PROBLEM ▸
From the listing below, output only the lines starting at the line that has "m, uint4 *rec)" and ending at the line that has "constexpr int EG1_BUF", exactly as they appear, ends included.

THE INPUT ▸
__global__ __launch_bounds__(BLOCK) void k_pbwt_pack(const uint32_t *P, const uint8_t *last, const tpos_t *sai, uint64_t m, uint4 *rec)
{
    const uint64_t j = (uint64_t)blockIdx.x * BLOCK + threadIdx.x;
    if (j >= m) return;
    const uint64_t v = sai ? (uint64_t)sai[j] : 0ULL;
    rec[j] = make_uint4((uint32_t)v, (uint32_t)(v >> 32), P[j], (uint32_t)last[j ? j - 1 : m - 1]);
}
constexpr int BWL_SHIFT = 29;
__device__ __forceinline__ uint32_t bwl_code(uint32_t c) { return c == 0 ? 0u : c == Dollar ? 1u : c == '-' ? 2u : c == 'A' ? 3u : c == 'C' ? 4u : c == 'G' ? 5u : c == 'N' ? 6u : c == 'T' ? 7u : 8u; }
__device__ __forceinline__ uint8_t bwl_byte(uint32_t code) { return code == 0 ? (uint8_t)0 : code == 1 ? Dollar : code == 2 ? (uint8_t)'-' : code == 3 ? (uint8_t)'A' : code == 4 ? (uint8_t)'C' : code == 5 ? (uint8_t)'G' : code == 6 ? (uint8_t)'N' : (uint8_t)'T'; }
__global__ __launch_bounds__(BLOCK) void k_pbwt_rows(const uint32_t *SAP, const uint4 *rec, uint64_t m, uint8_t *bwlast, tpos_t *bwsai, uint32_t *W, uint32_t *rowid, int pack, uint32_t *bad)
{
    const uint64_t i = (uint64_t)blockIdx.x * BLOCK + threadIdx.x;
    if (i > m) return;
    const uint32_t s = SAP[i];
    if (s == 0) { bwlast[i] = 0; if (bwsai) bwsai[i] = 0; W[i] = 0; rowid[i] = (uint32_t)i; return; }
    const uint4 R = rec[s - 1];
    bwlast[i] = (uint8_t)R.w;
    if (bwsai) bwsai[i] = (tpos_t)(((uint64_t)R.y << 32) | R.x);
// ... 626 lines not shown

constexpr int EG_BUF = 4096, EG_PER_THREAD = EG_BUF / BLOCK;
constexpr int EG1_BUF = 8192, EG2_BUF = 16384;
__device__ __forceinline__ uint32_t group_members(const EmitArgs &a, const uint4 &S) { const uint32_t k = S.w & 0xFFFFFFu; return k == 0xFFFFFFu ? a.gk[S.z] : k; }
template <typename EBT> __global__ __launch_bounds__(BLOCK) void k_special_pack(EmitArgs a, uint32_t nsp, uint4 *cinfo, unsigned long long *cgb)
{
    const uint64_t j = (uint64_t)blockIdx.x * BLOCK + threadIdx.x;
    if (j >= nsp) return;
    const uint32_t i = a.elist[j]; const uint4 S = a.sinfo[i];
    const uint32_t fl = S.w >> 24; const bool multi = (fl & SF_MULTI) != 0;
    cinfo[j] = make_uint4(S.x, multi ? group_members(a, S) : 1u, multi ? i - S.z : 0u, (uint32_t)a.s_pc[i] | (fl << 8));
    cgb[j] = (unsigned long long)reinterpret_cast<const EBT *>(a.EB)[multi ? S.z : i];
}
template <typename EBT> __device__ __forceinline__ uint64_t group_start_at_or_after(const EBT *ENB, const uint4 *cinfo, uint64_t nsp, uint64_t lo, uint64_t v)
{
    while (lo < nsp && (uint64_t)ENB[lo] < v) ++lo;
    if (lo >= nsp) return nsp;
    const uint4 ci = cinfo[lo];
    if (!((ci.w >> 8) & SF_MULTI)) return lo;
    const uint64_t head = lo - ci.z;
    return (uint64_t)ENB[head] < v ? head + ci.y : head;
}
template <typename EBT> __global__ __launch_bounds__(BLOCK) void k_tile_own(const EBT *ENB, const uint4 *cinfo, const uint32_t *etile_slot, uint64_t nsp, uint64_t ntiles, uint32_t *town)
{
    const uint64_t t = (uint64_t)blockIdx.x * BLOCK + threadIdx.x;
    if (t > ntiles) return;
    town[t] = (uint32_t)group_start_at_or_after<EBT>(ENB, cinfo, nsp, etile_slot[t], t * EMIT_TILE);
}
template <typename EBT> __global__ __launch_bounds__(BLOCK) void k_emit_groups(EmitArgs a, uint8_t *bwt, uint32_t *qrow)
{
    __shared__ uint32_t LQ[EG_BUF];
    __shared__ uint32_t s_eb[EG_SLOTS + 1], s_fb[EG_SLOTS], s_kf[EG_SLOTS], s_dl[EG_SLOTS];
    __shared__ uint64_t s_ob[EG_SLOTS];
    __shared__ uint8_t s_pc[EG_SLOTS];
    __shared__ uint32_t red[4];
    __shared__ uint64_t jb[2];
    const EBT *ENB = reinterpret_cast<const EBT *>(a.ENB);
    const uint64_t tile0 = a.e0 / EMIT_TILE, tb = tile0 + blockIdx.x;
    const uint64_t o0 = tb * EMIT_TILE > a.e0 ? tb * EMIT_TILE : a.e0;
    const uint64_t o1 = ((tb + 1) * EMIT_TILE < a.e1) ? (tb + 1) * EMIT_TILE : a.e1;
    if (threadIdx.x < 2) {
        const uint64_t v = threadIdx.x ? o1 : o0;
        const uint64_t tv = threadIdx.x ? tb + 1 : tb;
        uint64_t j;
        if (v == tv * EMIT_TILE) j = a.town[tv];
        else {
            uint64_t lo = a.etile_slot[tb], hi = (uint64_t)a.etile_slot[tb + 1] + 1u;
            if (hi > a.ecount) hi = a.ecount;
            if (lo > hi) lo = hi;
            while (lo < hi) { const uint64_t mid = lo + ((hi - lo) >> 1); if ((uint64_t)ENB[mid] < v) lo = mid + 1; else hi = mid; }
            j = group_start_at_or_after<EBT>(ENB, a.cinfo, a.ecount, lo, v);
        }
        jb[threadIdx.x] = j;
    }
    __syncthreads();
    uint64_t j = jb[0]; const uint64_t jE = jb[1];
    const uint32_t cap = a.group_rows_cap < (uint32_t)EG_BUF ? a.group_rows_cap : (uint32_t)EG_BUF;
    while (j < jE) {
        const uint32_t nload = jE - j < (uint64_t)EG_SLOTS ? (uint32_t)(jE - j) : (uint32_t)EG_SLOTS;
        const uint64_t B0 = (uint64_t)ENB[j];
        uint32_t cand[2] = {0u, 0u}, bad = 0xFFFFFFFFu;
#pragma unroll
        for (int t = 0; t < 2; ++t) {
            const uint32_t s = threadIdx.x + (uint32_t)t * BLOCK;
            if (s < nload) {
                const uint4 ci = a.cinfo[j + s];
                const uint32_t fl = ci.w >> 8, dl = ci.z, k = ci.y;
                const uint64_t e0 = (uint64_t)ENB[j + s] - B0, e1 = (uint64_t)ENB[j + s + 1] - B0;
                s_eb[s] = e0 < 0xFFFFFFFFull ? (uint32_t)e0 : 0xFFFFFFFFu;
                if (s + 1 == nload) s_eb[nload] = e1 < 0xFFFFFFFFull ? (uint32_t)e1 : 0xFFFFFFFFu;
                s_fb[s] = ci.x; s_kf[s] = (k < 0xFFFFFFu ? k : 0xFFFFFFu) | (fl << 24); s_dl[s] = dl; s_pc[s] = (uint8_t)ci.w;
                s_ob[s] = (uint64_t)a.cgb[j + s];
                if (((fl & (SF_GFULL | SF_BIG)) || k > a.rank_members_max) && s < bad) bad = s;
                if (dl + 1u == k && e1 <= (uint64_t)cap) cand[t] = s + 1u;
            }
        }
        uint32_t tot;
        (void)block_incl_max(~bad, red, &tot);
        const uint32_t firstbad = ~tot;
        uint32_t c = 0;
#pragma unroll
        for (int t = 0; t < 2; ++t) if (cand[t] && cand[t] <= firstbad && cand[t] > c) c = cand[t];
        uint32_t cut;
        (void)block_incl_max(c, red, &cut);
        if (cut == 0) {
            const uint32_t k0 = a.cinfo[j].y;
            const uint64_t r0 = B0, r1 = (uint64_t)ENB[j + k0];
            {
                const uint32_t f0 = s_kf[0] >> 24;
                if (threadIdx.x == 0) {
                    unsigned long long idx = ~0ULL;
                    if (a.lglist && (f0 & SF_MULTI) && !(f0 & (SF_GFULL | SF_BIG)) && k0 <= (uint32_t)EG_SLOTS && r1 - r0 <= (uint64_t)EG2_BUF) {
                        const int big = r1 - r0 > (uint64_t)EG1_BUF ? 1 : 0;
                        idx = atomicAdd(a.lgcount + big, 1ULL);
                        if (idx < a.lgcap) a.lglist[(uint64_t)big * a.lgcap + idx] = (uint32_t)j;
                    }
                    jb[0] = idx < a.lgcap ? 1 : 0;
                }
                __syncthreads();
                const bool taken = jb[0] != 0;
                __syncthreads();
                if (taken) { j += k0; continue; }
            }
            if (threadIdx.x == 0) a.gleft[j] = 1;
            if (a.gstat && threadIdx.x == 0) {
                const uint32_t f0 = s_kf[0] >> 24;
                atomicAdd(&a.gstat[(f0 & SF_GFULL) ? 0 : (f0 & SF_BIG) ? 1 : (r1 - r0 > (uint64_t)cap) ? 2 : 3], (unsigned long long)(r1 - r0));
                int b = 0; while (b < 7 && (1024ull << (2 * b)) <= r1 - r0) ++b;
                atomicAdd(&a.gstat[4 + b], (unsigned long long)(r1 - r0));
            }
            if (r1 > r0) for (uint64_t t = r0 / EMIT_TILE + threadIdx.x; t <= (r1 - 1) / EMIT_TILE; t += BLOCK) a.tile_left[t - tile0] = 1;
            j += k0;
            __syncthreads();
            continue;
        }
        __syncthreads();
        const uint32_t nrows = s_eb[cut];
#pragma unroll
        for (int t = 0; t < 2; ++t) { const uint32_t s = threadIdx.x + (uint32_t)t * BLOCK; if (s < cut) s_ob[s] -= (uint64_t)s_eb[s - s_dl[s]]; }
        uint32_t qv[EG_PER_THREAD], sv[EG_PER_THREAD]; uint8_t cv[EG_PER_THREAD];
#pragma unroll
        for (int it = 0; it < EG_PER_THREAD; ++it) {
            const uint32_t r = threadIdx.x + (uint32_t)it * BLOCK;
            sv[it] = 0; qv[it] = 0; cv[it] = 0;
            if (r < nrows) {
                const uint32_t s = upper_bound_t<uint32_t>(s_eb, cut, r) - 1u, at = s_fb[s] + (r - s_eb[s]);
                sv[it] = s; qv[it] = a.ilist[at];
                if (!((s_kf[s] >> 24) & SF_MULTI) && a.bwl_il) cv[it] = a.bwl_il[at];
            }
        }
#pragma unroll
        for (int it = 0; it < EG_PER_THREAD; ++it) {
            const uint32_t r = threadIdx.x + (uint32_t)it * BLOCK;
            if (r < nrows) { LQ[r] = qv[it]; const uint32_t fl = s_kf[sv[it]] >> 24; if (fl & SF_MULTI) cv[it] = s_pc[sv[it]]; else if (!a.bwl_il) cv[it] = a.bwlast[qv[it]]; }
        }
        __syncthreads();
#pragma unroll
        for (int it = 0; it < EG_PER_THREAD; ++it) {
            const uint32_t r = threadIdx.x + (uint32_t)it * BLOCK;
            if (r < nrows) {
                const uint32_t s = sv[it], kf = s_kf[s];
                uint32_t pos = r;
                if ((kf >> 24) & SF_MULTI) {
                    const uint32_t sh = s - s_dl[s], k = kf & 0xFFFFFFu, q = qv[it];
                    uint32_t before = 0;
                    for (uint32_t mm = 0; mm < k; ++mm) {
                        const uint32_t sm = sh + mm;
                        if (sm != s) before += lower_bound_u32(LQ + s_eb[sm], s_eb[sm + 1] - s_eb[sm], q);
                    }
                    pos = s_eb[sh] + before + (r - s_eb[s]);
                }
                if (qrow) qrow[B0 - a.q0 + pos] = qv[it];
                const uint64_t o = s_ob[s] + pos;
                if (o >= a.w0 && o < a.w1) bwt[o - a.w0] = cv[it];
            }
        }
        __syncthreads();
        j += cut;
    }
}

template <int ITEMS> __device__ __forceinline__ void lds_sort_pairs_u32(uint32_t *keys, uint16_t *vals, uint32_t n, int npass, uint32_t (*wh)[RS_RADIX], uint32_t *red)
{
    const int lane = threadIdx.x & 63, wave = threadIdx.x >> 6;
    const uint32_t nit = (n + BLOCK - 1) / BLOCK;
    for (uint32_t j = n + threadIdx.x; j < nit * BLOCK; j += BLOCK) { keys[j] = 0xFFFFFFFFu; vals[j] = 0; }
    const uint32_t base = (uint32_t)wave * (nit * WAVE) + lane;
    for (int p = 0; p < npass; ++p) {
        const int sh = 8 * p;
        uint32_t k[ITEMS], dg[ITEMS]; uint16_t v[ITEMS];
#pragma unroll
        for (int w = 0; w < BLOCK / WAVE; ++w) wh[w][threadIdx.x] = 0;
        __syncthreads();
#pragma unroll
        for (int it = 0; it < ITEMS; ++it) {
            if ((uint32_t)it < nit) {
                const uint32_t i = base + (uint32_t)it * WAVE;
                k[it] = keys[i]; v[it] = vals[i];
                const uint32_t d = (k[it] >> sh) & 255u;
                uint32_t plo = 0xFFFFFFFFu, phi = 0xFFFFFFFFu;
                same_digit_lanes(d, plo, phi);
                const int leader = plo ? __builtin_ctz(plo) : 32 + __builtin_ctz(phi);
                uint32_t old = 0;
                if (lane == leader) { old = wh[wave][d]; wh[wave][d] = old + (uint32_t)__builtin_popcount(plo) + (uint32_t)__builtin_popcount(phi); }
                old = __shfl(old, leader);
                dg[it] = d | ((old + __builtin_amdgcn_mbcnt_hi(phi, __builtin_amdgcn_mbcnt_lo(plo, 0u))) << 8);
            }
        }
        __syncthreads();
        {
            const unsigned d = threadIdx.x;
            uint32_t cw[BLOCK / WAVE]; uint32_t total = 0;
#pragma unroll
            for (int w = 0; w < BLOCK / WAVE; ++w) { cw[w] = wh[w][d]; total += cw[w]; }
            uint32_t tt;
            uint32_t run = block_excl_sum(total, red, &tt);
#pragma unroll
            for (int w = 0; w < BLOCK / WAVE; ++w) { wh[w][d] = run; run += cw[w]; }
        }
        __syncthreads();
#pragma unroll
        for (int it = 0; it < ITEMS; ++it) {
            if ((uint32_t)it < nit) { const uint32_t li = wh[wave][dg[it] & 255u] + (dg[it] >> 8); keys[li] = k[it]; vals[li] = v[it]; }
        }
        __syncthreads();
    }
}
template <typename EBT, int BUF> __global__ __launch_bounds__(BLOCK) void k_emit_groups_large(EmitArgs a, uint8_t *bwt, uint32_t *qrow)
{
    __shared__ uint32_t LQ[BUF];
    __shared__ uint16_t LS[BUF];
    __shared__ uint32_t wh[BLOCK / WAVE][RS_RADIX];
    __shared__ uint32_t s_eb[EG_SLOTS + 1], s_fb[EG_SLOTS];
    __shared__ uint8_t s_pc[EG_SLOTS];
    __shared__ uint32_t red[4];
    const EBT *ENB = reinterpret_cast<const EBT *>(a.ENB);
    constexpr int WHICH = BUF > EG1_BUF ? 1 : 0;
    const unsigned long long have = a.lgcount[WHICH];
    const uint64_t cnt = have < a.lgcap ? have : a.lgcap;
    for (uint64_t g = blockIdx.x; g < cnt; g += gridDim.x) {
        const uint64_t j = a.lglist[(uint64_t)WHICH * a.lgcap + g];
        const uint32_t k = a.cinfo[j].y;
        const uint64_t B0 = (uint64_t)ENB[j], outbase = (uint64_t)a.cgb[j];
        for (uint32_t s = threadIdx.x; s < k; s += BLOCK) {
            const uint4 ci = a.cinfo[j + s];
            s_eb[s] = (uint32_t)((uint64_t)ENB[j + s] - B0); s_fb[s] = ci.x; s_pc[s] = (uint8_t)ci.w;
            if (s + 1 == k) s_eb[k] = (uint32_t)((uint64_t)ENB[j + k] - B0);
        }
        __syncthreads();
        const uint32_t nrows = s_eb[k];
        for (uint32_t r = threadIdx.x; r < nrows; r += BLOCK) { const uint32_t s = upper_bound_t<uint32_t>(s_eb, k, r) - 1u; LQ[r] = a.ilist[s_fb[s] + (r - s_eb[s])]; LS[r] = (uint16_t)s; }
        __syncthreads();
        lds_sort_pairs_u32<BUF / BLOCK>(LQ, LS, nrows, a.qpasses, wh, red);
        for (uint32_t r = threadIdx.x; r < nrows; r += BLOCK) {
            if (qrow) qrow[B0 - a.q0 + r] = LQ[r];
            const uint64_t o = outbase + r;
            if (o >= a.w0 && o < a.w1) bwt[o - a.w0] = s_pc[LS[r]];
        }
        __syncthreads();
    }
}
==
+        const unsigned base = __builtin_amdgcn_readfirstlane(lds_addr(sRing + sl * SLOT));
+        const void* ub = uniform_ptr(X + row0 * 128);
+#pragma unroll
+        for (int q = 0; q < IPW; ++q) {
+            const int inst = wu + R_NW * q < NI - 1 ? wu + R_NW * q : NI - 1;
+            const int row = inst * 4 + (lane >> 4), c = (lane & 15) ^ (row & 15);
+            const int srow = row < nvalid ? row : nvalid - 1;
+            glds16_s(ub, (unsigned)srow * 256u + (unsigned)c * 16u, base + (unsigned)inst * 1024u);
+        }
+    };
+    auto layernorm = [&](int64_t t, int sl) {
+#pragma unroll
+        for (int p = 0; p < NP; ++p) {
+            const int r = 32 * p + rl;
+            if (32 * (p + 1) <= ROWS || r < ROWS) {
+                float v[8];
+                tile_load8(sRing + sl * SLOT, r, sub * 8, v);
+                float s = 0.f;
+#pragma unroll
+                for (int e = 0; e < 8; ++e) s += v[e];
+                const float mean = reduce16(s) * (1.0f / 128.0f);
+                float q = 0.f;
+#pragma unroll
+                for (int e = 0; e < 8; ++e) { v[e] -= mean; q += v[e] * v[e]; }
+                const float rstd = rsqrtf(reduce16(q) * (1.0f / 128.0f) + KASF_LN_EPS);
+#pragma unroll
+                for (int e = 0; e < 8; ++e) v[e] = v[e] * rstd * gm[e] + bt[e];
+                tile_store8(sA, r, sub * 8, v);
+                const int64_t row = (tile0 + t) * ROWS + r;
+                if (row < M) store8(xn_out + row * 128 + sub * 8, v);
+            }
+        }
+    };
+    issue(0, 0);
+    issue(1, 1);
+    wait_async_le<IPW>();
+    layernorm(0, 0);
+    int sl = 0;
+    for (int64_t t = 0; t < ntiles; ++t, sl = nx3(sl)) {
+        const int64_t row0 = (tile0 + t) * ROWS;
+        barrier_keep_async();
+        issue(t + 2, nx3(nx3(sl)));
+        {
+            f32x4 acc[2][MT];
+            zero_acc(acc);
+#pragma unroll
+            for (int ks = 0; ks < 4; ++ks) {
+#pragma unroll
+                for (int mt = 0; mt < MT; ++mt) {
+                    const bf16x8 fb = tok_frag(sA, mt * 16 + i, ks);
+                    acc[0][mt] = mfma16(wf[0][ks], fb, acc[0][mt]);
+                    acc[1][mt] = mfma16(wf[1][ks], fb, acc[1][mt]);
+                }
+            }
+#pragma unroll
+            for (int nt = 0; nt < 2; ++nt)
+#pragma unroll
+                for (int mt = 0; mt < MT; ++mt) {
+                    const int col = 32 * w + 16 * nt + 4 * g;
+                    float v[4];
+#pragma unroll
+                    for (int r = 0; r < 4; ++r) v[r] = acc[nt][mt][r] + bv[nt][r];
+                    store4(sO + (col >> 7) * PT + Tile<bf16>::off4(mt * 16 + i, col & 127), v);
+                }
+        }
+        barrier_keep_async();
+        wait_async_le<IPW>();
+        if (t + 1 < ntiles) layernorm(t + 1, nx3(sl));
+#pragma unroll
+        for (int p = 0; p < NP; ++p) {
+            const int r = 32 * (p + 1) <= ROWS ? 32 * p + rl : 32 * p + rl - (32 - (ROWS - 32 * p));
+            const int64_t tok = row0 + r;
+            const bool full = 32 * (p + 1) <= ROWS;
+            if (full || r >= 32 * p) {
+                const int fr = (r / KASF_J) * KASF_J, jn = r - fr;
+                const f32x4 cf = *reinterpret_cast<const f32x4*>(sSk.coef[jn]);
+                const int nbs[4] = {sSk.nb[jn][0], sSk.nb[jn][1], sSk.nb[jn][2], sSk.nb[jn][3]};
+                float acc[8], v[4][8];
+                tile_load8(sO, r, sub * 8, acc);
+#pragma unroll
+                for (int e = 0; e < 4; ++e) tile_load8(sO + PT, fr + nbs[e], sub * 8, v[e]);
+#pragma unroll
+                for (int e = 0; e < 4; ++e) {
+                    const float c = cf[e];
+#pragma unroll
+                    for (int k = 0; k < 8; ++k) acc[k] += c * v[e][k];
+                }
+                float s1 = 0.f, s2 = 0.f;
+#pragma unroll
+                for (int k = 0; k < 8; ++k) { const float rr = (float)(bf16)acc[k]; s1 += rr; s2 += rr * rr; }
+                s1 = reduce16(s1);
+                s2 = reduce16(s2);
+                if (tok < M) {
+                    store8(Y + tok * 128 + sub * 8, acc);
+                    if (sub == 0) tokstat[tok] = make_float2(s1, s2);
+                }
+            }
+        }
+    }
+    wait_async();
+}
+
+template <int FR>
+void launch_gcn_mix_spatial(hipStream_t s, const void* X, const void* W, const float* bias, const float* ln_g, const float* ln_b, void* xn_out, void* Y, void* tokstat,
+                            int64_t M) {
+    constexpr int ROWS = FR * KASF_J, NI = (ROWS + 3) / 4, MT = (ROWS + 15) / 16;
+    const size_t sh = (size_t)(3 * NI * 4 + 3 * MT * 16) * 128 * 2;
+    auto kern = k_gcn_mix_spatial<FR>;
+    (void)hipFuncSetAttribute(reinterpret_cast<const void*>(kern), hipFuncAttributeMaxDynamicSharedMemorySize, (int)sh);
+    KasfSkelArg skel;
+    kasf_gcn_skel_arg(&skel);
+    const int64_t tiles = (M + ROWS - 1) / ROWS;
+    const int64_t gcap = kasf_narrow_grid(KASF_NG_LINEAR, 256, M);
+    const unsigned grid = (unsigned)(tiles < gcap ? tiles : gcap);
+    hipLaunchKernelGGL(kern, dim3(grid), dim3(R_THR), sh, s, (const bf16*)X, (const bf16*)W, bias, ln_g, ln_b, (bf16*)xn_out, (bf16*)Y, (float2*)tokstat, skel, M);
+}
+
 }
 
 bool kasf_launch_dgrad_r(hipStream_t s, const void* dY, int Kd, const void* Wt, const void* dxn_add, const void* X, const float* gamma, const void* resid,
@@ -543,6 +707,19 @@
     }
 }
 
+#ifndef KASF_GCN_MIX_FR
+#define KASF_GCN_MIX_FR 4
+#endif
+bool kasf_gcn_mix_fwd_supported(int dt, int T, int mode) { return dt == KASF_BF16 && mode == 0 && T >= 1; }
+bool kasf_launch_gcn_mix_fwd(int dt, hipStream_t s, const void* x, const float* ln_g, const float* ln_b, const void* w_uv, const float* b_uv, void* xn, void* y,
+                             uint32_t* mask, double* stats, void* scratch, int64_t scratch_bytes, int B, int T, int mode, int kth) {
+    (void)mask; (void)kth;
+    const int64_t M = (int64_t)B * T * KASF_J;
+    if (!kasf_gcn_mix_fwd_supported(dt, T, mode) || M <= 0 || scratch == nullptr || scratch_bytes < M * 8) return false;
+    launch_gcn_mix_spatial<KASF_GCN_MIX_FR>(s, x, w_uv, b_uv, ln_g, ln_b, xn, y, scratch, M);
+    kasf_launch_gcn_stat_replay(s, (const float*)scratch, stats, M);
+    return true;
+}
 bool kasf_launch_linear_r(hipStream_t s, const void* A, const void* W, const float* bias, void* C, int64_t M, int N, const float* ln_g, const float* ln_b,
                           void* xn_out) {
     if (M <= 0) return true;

SOLUTION ▸
__global__ __launch_bounds__(BLOCK) void k_pbwt_pack(const uint32_t *P, const uint8_t *last, const tpos_t *sai, uint64_t m, uint4 *rec)
{
    const uint64_t j = (uint64_t)blockIdx.x * BLOCK + threadIdx.x;
    if (j >= m) return;
    const uint64_t v = sai ? (uint64_t)sai[j] : 0ULL;
    rec[j] = make_uint4((uint32_t)v, (uint32_t)(v >> 32), P[j], (uint32_t)last[j ? j - 1 : m - 1]);
}
constexpr int BWL_SHIFT = 29;
__device__ __forceinline__ uint32_t bwl_code(uint32_t c) { return c == 0 ? 0u : c == Dollar ? 1u : c == '-' ? 2u : c == 'A' ? 3u : c == 'C' ? 4u : c == 'G' ? 5u : c == 'N' ? 6u : c == 'T' ? 7u : 8u; }
__device__ __forceinline__ uint8_t bwl_byte(uint32_t code) { return code == 0 ? (uint8_t)0 : code == 1 ? Dollar : code == 2 ? (uint8_t)'-' : code == 3 ? (uint8_t)'A' : code == 4 ? (uint8_t)'C' : code == 5 ? (uint8_t)'G' : code == 6 ? (uint8_t)'N' : (uint8_t)'T'; }
__global__ __launch_bounds__(BLOCK) void k_pbwt_rows(const uint32_t *SAP, const uint4 *rec, uint64_t m, uint8_t *bwlast, tpos_t *bwsai, uint32_t *W, uint32_t *rowid, int pack, uint32_t *bad)
{
    const uint64_t i = (uint64_t)blockIdx.x * BLOCK + threadIdx.x;
    if (i > m) return;
    const uint32_t s = SAP[i];
    if (s == 0) { bwlast[i] = 0; if (bwsai) bwsai[i] = 0; W[i] = 0; rowid[i] = (uint32_t)i; return; }
    const uint4 R = rec[s - 1];
    bwlast[i] = (uint8_t)R.w;
    if (bwsai) bwsai[i] = (tpos_t)(((uint64_t)R.y << 32) | R.x);
// ... 626 lines not shown

constexpr int EG_BUF = 4096, EG_PER_THREAD = EG_BUF / BLOCK;
constexpr int EG1_BUF = 8192, EG2_BUF = 16384;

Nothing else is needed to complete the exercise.